Cascade testing (genetic counseling and testing) of family members, especially siblings, is the most important goal, as it helps for early detection and treatment of disease at an early stage.[17]

In the IRRDC study it was found that patients who underwent surveillance had better outcome and surveillance was the single most important confounding factor in the MLH1/MSH2 group (40%-survival against 0%-survival). The first consensus for diagnostic criteria for CMMRD (members of the IRRDC and the C4CMMRD consortia) has laid down recommendations for surveillance and genetic counseling of the family ([Table 5]).[1] [17] [18]

Surveillance protocol for patients with CMMRD

Abbreviations: CBC, complete blood count; CMMRD, constitutional mismatch repair deficiency; CNS, central nervous system; MRI, magnetic resonance imaging; WBMRI, whole body MRI scan.

Apart from the conventional treatment modalities for childhood malignancies, multiple studies have found that treatment with immune checkpoint inhibitors like nivolumab and ipilimumab greatly improved survival in advanced metastatic and recurrent cancers, especially in brain tumors (especially high-grade glioma). Combined modality of reirradiation and synergistic immune agents have helped in hypermutant high-grade glioma even after progression of disease.[18] [19] [20] [21] [22]
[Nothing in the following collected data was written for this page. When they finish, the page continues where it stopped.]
+extern "C" int sp3_gemm_n(const sp3_gemm_desc* const* dp, int n, void* stream_) {
+  SP3_CHECK(dp != nullptr && n >= 1 && n <= 4, "sp3_gemm_n: 1..4 descriptors (n=%d)", n);
+  for (int i = 0; i < n; ++i) SP3_CHECK(dp[i] != nullptr, "sp3_gemm_n: null descriptor");
+  if (n == 1) return sp3_gemm(dp[0], stream_);
+  hipStream_t stream = reinterpret_cast<hipStream_t>(stream_);
+  sp3_gemm_desc d[4];
+  int t[4] = {-1, -1, -1, -1};
+  {
+    sp3_gemm_desc d0[4];
+    const int want = dp[0]->tile;
+    bool ok = true;
+    for (int i = 0; i < n; ++i) {
+      d0[i] = *dp[i];
+      const int keep = d0[i].tile;
+      d0[i].tile = -1;
+      int ti = -1;
+      ok = ok && gemm_prepare(d0[i], ti) == 0;
+      if (d0[i].loader == SP3_LOAD_CONV3X3) d0[i].tile = keep;
+    }
+    if (ok && sp3_gemm_sm_conv_level(d0, n)) return sp3_gemm_sm_conv_level_launch(d0, n, stream);
+    if (ok && n == 2) {
+      d0[0].tile = d0[1].tile = -1;
+      const int la = sp3_gemm_sm_tile(d0[0]), lb = sp3_gemm_sm_tile(d0[1]);
+      if (la >= 30 && la == lb && sp3_gemm_sm_pairs(d0[0]) && (want < 0 || want == la)) return sp3_gemm_sm_launch(d0[0], &d0[1], stream);
+    }
+    SP3_CHECK(want < 30, "sp3_gemm_n: tile %d asks for a lean instance that does not take these %d groups", want, n);
+  }
+  for (int i = 0; i < n; ++i) {
+    d[i] = *dp[i];
+    if (i > 0 && d[i].tile < 0) d[i].tile = t[0];
+    if (int rc = gemm_prepare(d[i], t[i])) return rc;
+    SP3_CHECK(!(d[i].res_bf16 && (d[i].res1 || d[i].res2)) && !d[i].res2_up_H, "sp3_gemm_n: bf16 and half-resolution residual maps are read by the lean small-map convolutions only");
+    SP3_CHECK(t[i] == t[0] && d[i].wdtype == d[0].wdtype && d[i].a_bf16 == d[0].a_bf16 && d[i].loader == d[0].loader && d[i].loader != SP3_LOAD_SOFTMAX &&
+              d[i].f32x3 == d[0].f32x3 && (d[i].w_packed == 2) == (d[0].w_packed == 2),
+              "sp3_gemm_n: every group must use one kernel instance (tile %d / %d, same dtypes and loader)", t[0], t[i]);
+    SP3_CHECK(d[i].splitk == 1 && !d[i].trace && !d[i].dyn_n, "sp3_gemm_n: no split-K, no trace, no device-side extent");
+  }
+  for (int i = 1; i < n; ++i) g_more[i - 1] = &d[i];
+  g_nmore = n - 1;
+  const int rc = gemm_dispatch(d[0], t[0], stream);
+  g_nmore = 0;
+  return rc;
+}
+
 extern "C" int sp3_gemm2(const sp3_gemm_desc* ap, const sp3_gemm_desc* bp, void* stream_) {
   SP3_CHECK(ap != nullptr && bp != nullptr, "sp3_gemm2: null descriptor");
-  sp3_gemm_desc a = *ap, b = *bp;
-  int ta = -1, tb = -1;
-  {
-    sp3_gemm_desc a0 = a, b0 = b;
-    int t0 = -1, t1 = -1;
-    const int want = a0.tile;
-    a0.tile = b0.tile = -1;
-    if (gemm_prepare(a0, t0) == 0 && gemm_prepare(b0, t1) == 0) {
-      const int la = sp3_gemm_sm_tile(a0), lb = sp3_gemm_sm_tile(b0);
-      if (la >= 30 && la == lb && sp3_gemm_sm_pairs(a0) && (want < 0 || want == la)) return sp3_gemm_sm_launch(a0, &b0, reinterpret_cast<hipStream_t>(stream_));
-    }
-    SP3_CHECK(want < 30, "sp3_gemm2: tile %d asks for a lean instance that does not take this pair", want);
-  }
-  if (int rc = gemm_prepare(a, ta)) return rc;
-  if (b.tile < 0) b.tile = ta;
-  if (int rc = gemm_prepare(b, tb)) return rc;
-  SP3_CHECK(!(a.res_bf16 && (a.res1 || a.res2)) && !(b.res_bf16 && (b.res1 || b.res2)), "sp3_gemm2: bf16 residual maps are read by the lean small-map convolutions only");
-  SP3_CHECK(ta == tb && a.wdtype == b.wdtype && a.a_bf16 == b.a_bf16 && a.loader == b.loader && a.loader != SP3_LOAD_SOFTMAX,
-            "sp3_gemm2: both groups must use one kernel instance (tile %d / %d, same dtypes and loader)", ta, tb);
-  SP3_CHECK(a.splitk == 1 && b.splitk == 1 && !a.trace && !b.trace && !a.dyn_n && !b.dyn_n, "sp3_gemm2: no split-K, no trace, no device-side extent");
-  g_pair = &b;
-  const int rc = gemm_dispatch(a, ta, reinterpret_cast<hipStream_t>(stream_));
-  g_pair = nullptr;
-  return rc;
+  const sp3_gemm_desc* two[2] = {ap, bp};
+  return sp3_gemm_n(two, 2, stream_);
 }
diff --git a/spann3r_amd/csrc/gemm_sm.h b/spann3r_amd/csrc/gemm_sm.h
--- a/spann3r_amd/csrc/gemm_sm.h
+++ b/spann3r_amd/csrc/gemm_sm.h
@@ -4,3 +4,5 @@
 int sp3_gemm_sm_tile(const sp3_gemm_desc& d);
 bool sp3_gemm_sm_pairs(const sp3_gemm_desc& d);
 int sp3_gemm_sm_launch(const sp3_gemm_desc& d, const sp3_gemm_desc* pair, hipStream_t stream);
+bool sp3_gemm_sm_conv_level(const sp3_gemm_desc* ds, int n);
+int sp3_gemm_sm_conv_level_launch(const sp3_gemm_desc* ds, int n, hipStream_t stream);
diff --git a/spann3r_amd/csrc/gemm_sm.hip b/spann3r_amd/csrc/gemm_sm.hip
--- a/spann3r_amd/csrc/gemm_sm.hip
+++ b/spann3r_amd/csrc/gemm_sm.hip
@@ -1146,6 +1146,13 @@
   const float* bias; const void* res1; const void* res2;
   int M, N, H, Wd, Cin, OH, OW, stride, nkb, relu_in, act;
   unsigned cin_magic, per_magic, ow_magic;
+  int up_H, up_W;
+};
+
+struct ConvLevelArgs {
+  ConvSmArgs p[4];
+  int start[5];
+  int tile[4];
 };
 
 typedef __attribute__((ext_vector_type(4))) unsigned int csm_u32x4;
@@ -1194,6 +1201,7 @@
   const bf16x4 t = *reinterpret_cast<const bf16x4*>(p);
   return make_float4((float)t[0], (float)t[1], (float)t[2], (float)t[3]);
 }
+template <typename TM> __device__ __forceinline__ float csm_round(float v) { return (float)(TM)v; }
 __device__ __forceinline__ void csm_store4(float* p, const float (&v)[4]) { st_out(reinterpret_cast<float4*>(p), make_float4(v[0], v[1], v[2], v[3])); }
 __device__ __forceinline__ void csm_store4(__bf16* p, const float (&v)[4]) {
   bf16x4 t;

The limitation of our study was that the data were a combined analysis of published and unpublished data from individual centers. This might not be helpful in determining the nationwide prevalence of CMMRD. A more structured analysis with clinical diagnostic criteria, ancillary testing, and genetic testing of all children and family members who satisfy the CMMRD criteria might be ideal. The financial implications of the same are the most important restrictive factors in a low-resource country such as ours. In our analysis, despite the patient having a high CMMRD score, a substantial number of patients did not undergo genetic testing. Genetic analysis was not performed in a centralized laboratory as in IRRDC cohort, but at multiple centers across India.

Conclusion

CMMRD is an aggressive pediatric cancer predisposition disease that can have rapid fatal outcome if not diagnosed early and treated. It needs a high index of suspicion for early diagnosis, more so in a setting of consanguinity. The awareness regarding surveillance and cascade testing for early detection of malignancies in the affected child and siblings at the earliest to ascertain the gene involved is to be emphasized. The probability and risk of a child developing second malignancy in a life time is overwhelming in terms of social, psychological, and financial aspects. The biggest limitation is financial burden as we live in low- to middle-income country where testing and treatment are costly. The genes commonly affected are different in our study cohort and disease characteristics too are different. We need a large population-based study to ascertain if the findings represent the genetic characteristics of Indian population. The authors would like to reemphasize the need for a national policy for management and an Indian consortium on CMMRD.

Conflict of Interest

None declared.

Patients' Consent

The written consent of caregivers for publication has been obtained.